For the entries below, report every line that includes the word "owner".

Dataset entries START

template <class K, int DIR, bool FULL, bool WIDE, bool LSM = false>
__device__ __forceinline__ void ctc_mitm_emit_block(const mv2f (&F)[kBlk], mv2f sa, int ea, float4 pk, float rsum, double off_sum,
                                                    MitmLds<K>& S, bool first,
                                                    int cnt, float cf, float g, float gs, bool skipn, bool owner, bool adder,
                                                    int lane, float* rows, const unsigned char* cmap, int ycol, int blank, int C, long long* zmm,
                                                    int32_t* zcnt, unsigned long long* suspect, unsigned long long suspect_token,
                                                    int32_t* perr, int spin_bound, float* __restrict__ dst, long long* st_part,
                                                    const float* __restrict__ xsrc = nullptr, float lse_rows = 0.f) {
#if WFL_MITM_STATS
  const long long st_e0 = clock64();
#endif
  const int eb = __float_as_int(pk.z);
  mv2f pa[kBlk];
  const mv2f G = {g, gs};
#pragma unroll
  for (int j = 0; j < kBlk; ++j) {
    if (FULL || j < cnt) {
      const mv2f t = F[j] * G;
      const mv2f o = F[j] * mv2f{sa.x, sa.x};
      float ox = o.x, oy = o.y;
      fmac2_shr1(ox, oy, sa.y, t.x, t.y);
      oy = fmaf(F[j].y, sa.y, oy);
      sa = mv2f{ox, oy};
    }
    pa[j] = sa;
  }
#if WFL_MITM_STATS
  {
    const long long now = __builtin_amdgcn_readfirstlane(__float_as_int(sa.x)) * 0 + clock64();
    st_part[0] += now - st_e0;
  }
#endif
  float bb = pk.x, bl = pk.y;
  float Kn = 0.f;
  bool alive;
  double zk = -1.0e300;
  const int sx = ea + eb;
  if (first) {
    const int eb_next = __builtin_amdgcn_update_dpp(eb, eb, 0x130, 0xf, 0xf, false);
    const float h = lane == 63 ? 0.f : ldexpf(1.f, min(max(eb_next - eb, -200), 100));
    const float hs = skipn ? h : 0.f;
    const float tb0 = bb + bl;
    float tl0 = bl;
    fmac2_shl1(tl0, bb, bl, h, hs);
    const float v = sa.x * tb0 + sa.y * tl0;
    const int own = v > 0.f ? sx + __builtin_amdgcn_frexp_expf(v) : kEmptyE;
    const int E = __builtin_amdgcn_readlane(wave_prefix_max_i(own), 63);
    const float term = v > 0.f ? ldexpf(v, max(sx - E, -200)) : 0.f;
    const float Zm = wave_all_sum(term);
    alive = Zm > 0.f && Zm < 3.0e38f && E > kEmptyE;
    if (alive) Kn = cf * ldexpf(__builtin_amdgcn_rcpf(Zm), min(max(sx - E, -200), 100));
    zk = alive ? off_sum + (double)E + (double)__builtin_amdgcn_logf(Zm) + (double)rsum : -1.0e300;
    if (lane == 0) S.zref = zk;
    lds_post(&S.zready, 1);
    if (lane == 0) {
      const long long zq = z_fixed(zk);
      const long long was_lo = __hip_atomic_fetch_min(zmm, zq, __ATOMIC_RELAXED, __HIP_MEMORY_SCOPE_AGENT);
      const long long was_hi = __hip_atomic_fetch_max(zmm + 1, zq, __ATOMIC_RELAXED, __HIP_MEMORY_SCOPE_AGENT);
      asm volatile("s_waitcnt vmcnt(0)" ::"v"(was_lo), "v"(was_hi) : "memory");
      __hip_atomic_fetch_add(zcnt, 1, __ATOMIC_RELAXED, __HIP_MEMORY_SCOPE_AGENT);
    }
  } else {
    for (int spin = 0; lds_peek(&S.zready) != 1; ++spin) {
      __builtin_amdgcn_s_sleep(2);
      if (spin > spin_bound || ((spin & 255) == 255 && lds_peek(&S.abort) != 0)) {
        if (lane == 0) {
          __hip_atomic_fetch_or(perr, 1, __ATOMIC_RELAXED, __HIP_MEMORY_SCOPE_AGENT);
          coherent_store64(suspect, suspect_token);
        }
        lds_post(&S.abort, 1);
        asm volatile("s_waitcnt vmcnt(0) lgkmcnt(0)" ::: "memory");
        __builtin_amdgcn_endpgm();
      }
    }
    asm volatile("" ::: "memory");
    const double zref = S.zref;
    alive = zref > -1.0e299;
    if (alive) {
      const double D = off_sum + (double)rsum - zref;
      const double Di = floor(D);
      const float frac = __builtin_amdgcn_exp2f((float)(D - Di));
      Kn = cf * frac * ldexpf(1.f, min(max(sx + (int)Di, -200), 100));
    }
  }
#if WFL_MITM_STATS
  st_part[2] += __builtin_amdgcn_readfirstlane(__float_as_int(Kn)) * 0 + clock64() - st_e0;
#endif
  bb *= Kn, bl *= Kn;
  const int ea_next = __builtin_amdgcn_update_dpp(ea, ea, 0x130, 0xf, 0xf, false);
  const float hk = lane == 63 ? 0.f : ldexpf(1.f, min(max(ea - ea_next, -200), 100));
  const float hks = skipn ? hk : 0.f;
  float gbv[kBlk], glv[kBlk];
  mv2f wsum = {0.f, 0.f};
#pragma unroll
  for (int j = 0; j < kBlk; ++j) gbv[j] = 0.f, glv[j] = 0.f;
#pragma unroll
  for (int j = kBlk - 1; j >= 0; --j) {
    if (FULL || j < cnt) {
      const float tb = bb + bl;
      float tl = bl;
      fmac2_shl1(tl, bb, bl, hk, hks);
      const mv2f t = {tb, tl};
      const mv2f gam = pa[j] * t;
      gbv[j] = gam.x, glv[j] = gam.y;
      const float wj = 1.f + (float)j * (1.f / 32.f);
      wsum = gam * mv2f{wj, wj} + wsum;
      const mv2f nb = t * F[j];
      bb = nb.x, bl = nb.y;
    }
  }
#if WFL_MITM_STATS
  st_part[3] += __builtin_amdgcn_readfirstlane(__float_as_int(bb + wsum.x)) * 0 + clock64() - st_e0;
#endif
  constexpr int R0 = DIR == 0 ? 0 : kBlk - 1, RS = DIR == 0 ? 1 : -1;
  const float gtot = fold16_sum(gbv, lane);
  constexpr int TS = WIDE ? kCS : kMTile;
  if (lane < (FULL ? kBlk : cnt)) rows[(R0 + RS * lane) * TS + blank] = gtot;
  float* cell = rows + ycol;
  if (owner) {
#pragma unroll
    for (int j = 0; j < kBlk; ++j)
      if (FULL || j < cnt) cell[(R0 + RS * j) * TS] = glv[j];
  }
  if (adder) {
#pragma unroll
    for (int j = 0; j < kBlk; ++j)
      if (FULL || j < cnt) atomicAdd(&cell[(R0 + RS * j) * TS], glv[j]);
  }
#if WFL_MITM_STATS
  st_part[4] += __builtin_amdgcn_readfirstlane(__float_as_int(gtot)) * 0 + clock64() - st_e0;
#endif
  {
    const float stot = wave_all_sum(wsum.x + wsum.y);
    const int n = FULL ? kBlk : cnt;
    const float want = cf * ((float)n + (float)(n * (n - 1)) * (1.f / 64.f));
    const bool bad_block = alive && !(fabsf(stot - want) <= 2e-4f * fabsf(cf));
    if (bad_block && lane == 0) {
      __hip_atomic_fetch_min(zmm, kZDead, __ATOMIC_RELAXED, __HIP_MEMORY_SCOPE_AGENT);
      coherent_store64(suspect, suspect_token);
    }
  }
#if WFL_MITM_STATS
  const long long st_e1 = clock64();
  st_part[5] += st_e1 - st_e0;
  struct StAcc {
    long long* p;
    long long t;
    __device__ ~StAcc() { p[1] += clock64() - t; }
  } st_acc{st_part, st_e1};
#endif
  const int nrows = FULL ? kBlk : cnt;
  if (WFL_MITM_ABL & 64) return;
  const bool soft = LSM && alive;
  auto softterm = [&](float xv, float l) { return l > WFL_NEG_INF ? cf * __expf((xv == xv ? xv : WFL_NEG_INF) - l) : 0.f; };
  if (WIDE) {
    asm volatile("" ::: "memory");
    if (LSM)
      compact_expand(rows, cmap, dst, xsrc, lse_rows, nrows, C, cf, true, soft, lane);
    else
      compact_expand(rows, cmap, dst, nullptr, 0.f, nrows, C, 1.f, true, false, lane);
    return;
  }
  if ((C & 3) == 0 && (((uintptr_t)dst) & 15) == 0 && (!LSM || (((uintptr_t)xsrc) & 15) == 0)) {
    const int half = lane >> 5, c4 = lane & 31;
    const float4* src = (const float4*)rows + half * (kMTile / 4) + c4;
    float4* out = (float4*)dst + half * (C >> 2) + c4;
    const bool act = c4 < (C >> 2);
    typedef float nf4 __attribute__((ext_vector_type(4)));
    auto store = [&](int r, const nf4& q) {
      if (act && (FULL || r + half < nrows)) {
#if WFL_MITM_STORE == 2
        asm volatile("global_store_dwordx4 %0, %1, off sc0 sc1\n\ts_nop 1" ::"v"(&out[(r >> 1) * (C >> 1)]), "v"(q) : "memory");
#else
        *(nf4*)&out[(r >> 1) * (C >> 1)] = q;
#endif
      }
    };
    if (LSM) {
      int Cx = C;
      asm volatile("" : "+s"(Cx));
#pragma unroll
      for (int h8 = 0; h8 < kBlk; h8 += kLsmRows) {
        nf4 xv[kLsmRows / 2], v[kLsmRows / 2];
#pragma unroll
        for (int r = 0; r < kLsmRows; r += 2)
          xv[r >> 1] = *((const nf4*)(xsrc + (int64_t)min(h8 + r + half, nrows - 1) * Cx) + (act ? c4 : 0));
        asm volatile("" ::: "memory");
#pragma unroll
        for (int r = 0; r < kLsmRows; r += 2) {
          const float4 q = src[((h8 + r) >> 1) * (kMTile / 2)];
          v[r >> 1] = nf4{q.x, q.y, q.z, q.w};
        }
        if (soft) {
#pragma unroll
          for (int r = 0; r < kLsmRows; r += 2) {
            const float l0 = readlane_f(lse_rows, h8 + r), l1 = readlane_f(lse_rows, h8 + r + 1);
            const float l = half ? l1 : l0;
            nf4& o = v[r >> 1];
            const nf4 xq = xv[r >> 1];
            o.x -= softterm(xq.x, l), o.y -= softterm(xq.y, l), o.z -= softterm(xq.z, l), o.w -= softterm(xq.w, l);
          }
        }
#pragma unroll
        for (int r = 0; r < kLsmRows; r += 2) store(h8 + r, v[r >> 1]);
      }
    } else {
      nf4 v[kBlk / 2];
      asm volatile("" ::: "memory");
#pragma unroll
      for (int r = 0; r < kBlk; r += 2) {
        const float4 q = src[(r >> 1) * (kMTile / 2)];
        v[r >> 1] = nf4{q.x, q.y, q.z, q.w};
      }
#pragma unroll
      for (int r = 0; r < kBlk; r += 2) store(r, v[r >> 1]);
    }
  } else {
#ifndef WFL_MITM_NO_UNALIGNED
    int Cs = C;
    asm volatile("" : "+s"(Cs));
#pragma unroll 1
    for (int r = 0; r < nrows; ++r) {
      const float l = LSM ? readlane_f(lse_rows, r) : 0.f;
#pragma unroll 1
      for (int c = lane; c < Cs; c += 64)
        dst[r * Cs + c] = rows[r * kMTile + c] - ((LSM && soft) ? softterm(xsrc[r * Cs + c], l) : 0.f);
    }
#endif
  }
}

Dataset entries END

Your response:
                                                    int cnt, float cf, float g, float gs, bool skipn, bool owner, bool adder,
  if (owner) {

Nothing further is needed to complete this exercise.